# pirovc/ganon

Measured on AMD Instinct MI355X. Metric: Mreads/s classified (150 bp) + IBF-lookup GB/s vs HBM roofline, higher is better.
Workload: dtype u64

## Files before the change

### ganon_amd/csrc/gn_kernels.hip

```cpp
#include "gn_internal.h"
#include <cstdlib>

#define GN_WAVE 64
#define GN_CAND_LIMIT 128u
#ifndef GN_NARROW_MAX
#define GN_NARROW_MAX 4u
#endif
#define GN_MATCH_CHUNK 256u
#ifndef GN_MATCH_CHUNK_MAX
#define GN_MATCH_CHUNK_MAX 8192u
#endif
#define GN_STAGE_CAP 128u

struct GnRankLut
{
    uint8_t t[256];
    constexpr GnRankLut() : t{}
    {
        for (int i = 0; i < 256; ++i)
            t[i] = 0;
        t['C'] = t['c'] = 1;
        t['G'] = t['g'] = 2;
        t['T'] = t['t'] = t['U'] = t['u'] = 3;
        t['Y'] = t['y'] = 1;
// ... 656 lines not shown
            if (rec.y >= 1)
                s += lds_count(rec.z);
            if (rec.y >= 2)
                s += lds_count(rec.w);
            for (uint32_t x = 2; x < rec.y; ++x)
                s += lds_count(p.tgt_lds[rec.x + x]);
            return s > n ? n : s;
        };
        auto target_count = [&](uint32_t t) -> uint32_t {
            if (p.tgt_off == nullptr)
            {
                const uint32_t s = bin_count(t);
                return s > n ? n : s;
            }
            return rec_count(p.tgt_rec[t]);
        };

        auto emit_hits = [&](bool emit, uint32_t tgt, uint32_t cv, uint32_t& tot, bool direct, gn_match* out) {
            const uint64_t bm = __ballot(emit);
            if (emit)
            {
                const uint32_t o = tot + __popcll(bm & ((1ULL << lane) - 1ULL));
                if (direct)
                {
                    gn_match mt;
                    mt.read   = read;
                    mt.target = tgt;
                    mt.count  = cv;
                    out[o]    = mt;
                }
                else if (o < GN_STAGE_CAP)
                {
                    stage[2 * o]     = tgt;
                    stage[2 * o + 1] = cv;
                }
            }
            tot += (uint32_t)__popcll(bm);
        };
        auto cand_rounds = [&](bool direct, gn_match* out) -> uint32_t {
            uint32_t c[ND];
#pragma unroll
            for (int d = 0; d < ND; ++d)
                c[d] = cand[d];
            uint32_t tot = 0;
            {
                const uint32_t per = (p.n_big + wpr - 1) / wpr;
                const uint32_t lo = min(p.n_big, slice * per), hi = min(p.n_big, lo + per);
                for (uint32_t i0 = lo; i0 < hi; i0 += GN_WAVE)
                {
                    const uint32_t i = i0 + lane;
                    bool           emit = false;
                    uint32_t       tgt = 0, cv = 0;
                    if (i < hi)
                    {
                        const uint32_t t = p.big_list[i];
                        cv               = rec_count(p.tgt_rec[t]);
                        emit             = cv >= T;
                        tgt              = p.tgt_ids ? p.tgt_ids[t] : t;
                    }
                    emit_hits(emit, tgt, cv, tot, direct, out);
                }
            }
            for (;;)
            {
                bool     have = false;
                uint32_t tp   = 0;
#pragma unroll
                for (int d = 0; d < ND; ++d)
                    if (!have && c[d])
                    {
                        have = true;
                        tp   = 32u * d + (uint32_t)__builtin_ctz(c[d]);
                        c[d] &= c[d] - 1;
                    }
                if (__ballot(have) == 0)
                    break;
                bool     emit = false;
                uint32_t tgt = 0, cv = 0;
                if (have)
                {
                    const uint32_t b   = wi * 64 + tp;
                    const uint32_t t   = p.bin_tgt[b];
                    const uint4    rec = p.tgt_rec[t];
                    const uint32_t nbc = rec.y;
                    bool           lowest = true;
                    for (uint32_t x = 0; x < rec.y; ++x)
                    {
                        if (p.tgt_bins[rec.x + x] >= b)
                            break;
                        const uint32_t cx = lds_count(x == 0 ? rec.z : (x == 1 ? rec.w : p.tgt_lds[rec.x + x]));
                        if (cx * nbc >= T)
                        {
                            lowest = false;
                            break;
                        }
                    }
                    if (lowest)
                    {
                        cv   = rec_count(rec);
                        emit = cv >= T;
                        tgt  = p.tgt_ids ? p.tgt_ids[t] : t;
                    }
                }
                emit_hits(emit, tgt, cv, tot, direct, out);
            }
            return tot;
        };

        uint32_t total    = 0;
        bool     overflow = false;
        if (use_cand)
        {
            total    = cand_rounds(false, nullptr);
            overflow = total > GN_STAGE_CAP;
        }
        else if (n)
            for (uint32_t t0 = t_lo; t0 < t_hi; t0 += 4 * GN_WAVE)
            {
                uint4 rec[4];
                if (p.tgt_off != nullptr)
                {
#pragma unroll
                    for (int u = 0; u < 4; ++u)
                    {
                        const uint32_t t = t0 + u * GN_WAVE + lane;
                        rec[u]           = t < t_hi ? p.tgt_rec[t] : make_uint4(0, 0, 0, 0);
                    }
                }
#pragma unroll
                for (int u = 0; u < 4; ++u)
                {
                    const uint32_t t   = t0 + u * GN_WAVE + lane;
                    uint32_t       c   = 0;
                    bool           hit = false;
                    if (t < t_hi)
                    {
                        if (p.tgt_off != nullptr)
                            c = rec_count(rec[u]);
                        else
                        {
                            c = bin_count(t);
                            c = c > n ? n : c;
                        }
                        hit = c >= T;
                    }
                    const uint64_t bm = __ballot(hit);
                    const uint32_t nb = (uint32_t)__popcll(bm);
                    if (!overflow && total + nb <= GN_STAGE_CAP)
                    {
                        if (hit)
                        {
                            const uint32_t o = total + __popcll(bm & ((1ULL << lane) - 1ULL));
                            stage[2 * o]     = p.tgt_ids ? p.tgt_ids[t] : t;
                            stage[2 * o + 1] = c;
                        }
                    }
                    else
                        overflow = true;
                    total += nb;
                }
            }
        unsigned long long base = 0;
        if (total)
        {
            if (total > chunk_left)
            {
                const uint32_t need = total > chunk_size ? total : chunk_size;
                chunk_size = chunk_size * 2u <= GN_MATCH_CHUNK_MAX ? chunk_size * 2u : GN_MATCH_CHUNK_MAX;
                unsigned long long nb = 0;
                if (lane == 0)
                    nb = atomicAdd(p.cursor, (unsigned long long)need);
                chunk_base = gn_readlane64(nb, 0);
                chunk_left = need;
            }
            base = chunk_base;
            chunk_base += total;
            chunk_left -= total;
            if (base + total <= p.match_cap)
            {
                if (!overflow)
                {
                    gn_wave_lds_sync();
                    for (uint32_t o = lane; o < total; o += GN_WAVE)
                    {
                        gn_match mt;
                        mt.read   = read;
                        mt.target = stage[2 * o];
                        mt.count  = stage[2 * o + 1];
                        p.matches[base + o] = mt;
                    }
                    gn_wave_lds_sync();
                }
                else if (use_cand)
                    (void)cand_rounds(true, p.matches + base);
                else
                {
                    uint32_t run = 0;
                    for (uint32_t t0 = t_lo; t0 < t_hi; t0 += GN_WAVE)
                    {
                        const uint32_t t   = t0 + lane;
                        uint32_t       c   = 0;
                        bool           hit = false;
                        if (t < t_hi)
                        {
                            c   = target_count(t);
                            hit = c >= T;
                        }
                        const uint64_t bm = __ballot(hit);
                        if (hit)
                        {
                            gn_match mt;
                            mt.read   = read;
                            mt.target = p.tgt_ids ? p.tgt_ids[t] : t;
                            mt.count  = c;
                            p.matches[base + run + __popcll(bm & ((1ULL << lane) - 1ULL))] = mt;
                        }
                        run += __popcll(bm);
                    }
                }
            }
        }
        if (lane == 0)
        {
            p.seg_begin[(size_t)read * wpr + slice] = base;
            p.seg_count[(size_t)read * wpr + slice] = total;
        }
    }
    __syncthreads();
    }
}
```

■ **Task**
Among the lines above, find those with the word "bool" and list them.

■ **Problem solution**
        auto emit_hits = [&](bool emit, uint32_t tgt, uint32_t cv, uint32_t& tot, bool direct, gn_match* out) {
        auto cand_rounds = [&](bool direct, gn_match* out) -> uint32_t {
                    bool           emit = false;
                bool     have = false;
                bool     emit = false;
                    bool           lowest = true;
        bool     overflow = false;
                    bool           hit = false;
                        bool           hit = false;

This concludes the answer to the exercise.